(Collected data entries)

══════════

extern "C" int hig_linattn_apply_bwd_bf16(const void* dY, int64_t lddy, const void* Q, int64_t ldq, const float* A, void* dQ,
                                          int64_t lddq, float* dA, int32_t B, int32_t rows, int32_t H, int32_t hd, float* scratch,
                                          hig_stream_t stream) {
  HIG_REQUIRE(dY && Q && A && dQ && dA && scratch && B > 0 && rows > 0 && H > 0, "hig_linattn_apply_bwd_bf16: bad arguments");
  if (!(hd == 64 || (hd == 128 && allow_big_lds() == 0)))
    return hig_set_error(HIG_EUNSUPPORTED, "hig_linattn_apply_bwd_bf16: head dim 64 or 128 (got %d)", hd);
  HIG_REQUIRE(ldq % 4 == 0 && lddy % 4 == 0 && lddq % 8 == 0 && ((reinterpret_cast<uintptr_t>(Q) | reinterpret_cast<uintptr_t>(dY)) & 7) == 0 &&
                  (reinterpret_cast<uintptr_t>(dQ) & 15) == 0,
              "hig_linattn_apply_bwd_bf16: Q / dY rows must be 8-byte aligned, dQ rows 16-byte aligned");
  const int nchunk = (rows + CH - 1) / CH;
  constexpr int tgt16 = 0;
  const int target16 = tgt16 > 0 ? tgt16 : hig_chip_cus();
  int nparts = (target16 + B * H - 1) / (B * H);
  nparts = nparts < 1 ? 1 : (nparts > nchunk ? nchunk : nparts);
  float* part = nparts == 1 ? dA : scratch;
  const __bf16* dy = static_cast<const __bf16*>(dY);
  const __bf16* q = static_cast<const __bf16*>(Q);
  __bf16* dq = static_cast<__bf16*>(dQ);
  if (hd == 64)
    hipLaunchKernelGGL((apply_bwd_mfma_kernel<64, __bf16>), dim3(B * H, nparts), dim3(256), attn_bwd_lds_bytes<64>(), hig_stream(stream),
                       dy, lddy, q, ldq, A, dq, lddq, part, rows, H);
  else
    hipLaunchKernelGGL((apply_bwd_mfma_kernel<128, __bf16>), dim3(B * H, nparts), dim3(256), attn_bwd_lds_bytes<128>(), hig_stream(stream),
                       dy, lddy, q, ldq, A, dq, lddq, part, rows, H);
  HIG_CHECK_LAUNCH();
  if (nparts == 1) return HIG_OK;
  const int64_t n = (int64_t)hd * hd, groups = (int64_t)B * H;
  const int64_t want = (groups * n / 4 + 255) / 256;
  hipLaunchKernelGGL(chunk_sum_kernel, dim3((unsigned)(want > 2048 ? 2048 : want)), dim3(256), 0, hig_stream(stream), scratch, nparts, n,
                     groups, dA);
  HIG_CHECK_LAUNCH();
  return HIG_OK;
}
extern "C" int hig_linattn_ctx_bwd_bf16(const float* dA, const float* A, const void* K, const void* V, int64_t ld, const float* kstat,
                                        const int64_t* length, void* dK, void* dV, int64_t ldd, int32_t B, int32_t rows, int32_t H,
                                        int32_t hd, hig_stream_t stream) {
  HIG_REQUIRE(dA && A && K && V && kstat && dK && dV && B > 0 && rows > 0 && H > 0, "hig_linattn_ctx_bwd_bf16: bad arguments");
  if (!(hd == 64 || (hd == 128 && allow_big_lds() == 0)))
    return hig_set_error(HIG_EUNSUPPORTED, "hig_linattn_ctx_bwd_bf16: head dim 64 or 128 (got %d)", hd);
  HIG_REQUIRE(ld % 4 == 0 && ldd % 8 == 0 && ((reinterpret_cast<uintptr_t>(K) | reinterpret_cast<uintptr_t>(V)) & 7) == 0 &&
                  ((reinterpret_cast<uintptr_t>(dK) | reinterpret_cast<uintptr_t>(dV)) & 15) == 0,
              "hig_linattn_ctx_bwd_bf16: K / V rows must be 8-byte aligned, dK / dV rows 16-byte aligned");
  const int nchunk = (rows + CH - 1) / CH;
  constexpr int tgt16 = 0;
  const int target16 = tgt16 > 0 ? tgt16 : hig_chip_cus();
  int gy = (target16 + B * H - 1) / (B * H);
  gy = gy < 1 ? 1 : (gy > nchunk ? nchunk : gy);
  const __bf16* k = static_cast<const __bf16*>(K);
  const __bf16* v = static_cast<const __bf16*>(V);
  if (hd == 64)
    hipLaunchKernelGGL((ctx_bwd_mfma_kernel<64, __bf16>), dim3(B * H, gy), dim3(256), attn_bwd_lds_bytes<64>(), hig_stream(stream), dA, A, k, v,
                       ld, kstat, length, static_cast<__bf16*>(dK), static_cast<__bf16*>(dV), ldd, rows, H);
  else
    hipLaunchKernelGGL((ctx_bwd_mfma_kernel<128, __bf16>), dim3(B * H, gy), dim3(256), attn_bwd_lds_bytes<128>(), hig_stream(stream), dA, A, k,
                       v, ld, kstat, length, static_cast<__bf16*>(dK), static_cast<__bf16*>(dV), ldd, rows, H);
  HIG_CHECK_LAUNCH();
  return HIG_OK;
}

══════════

Description of the task |
Report the number of lines in the records that hold "lddq" and write no other words.

Result for this task |
4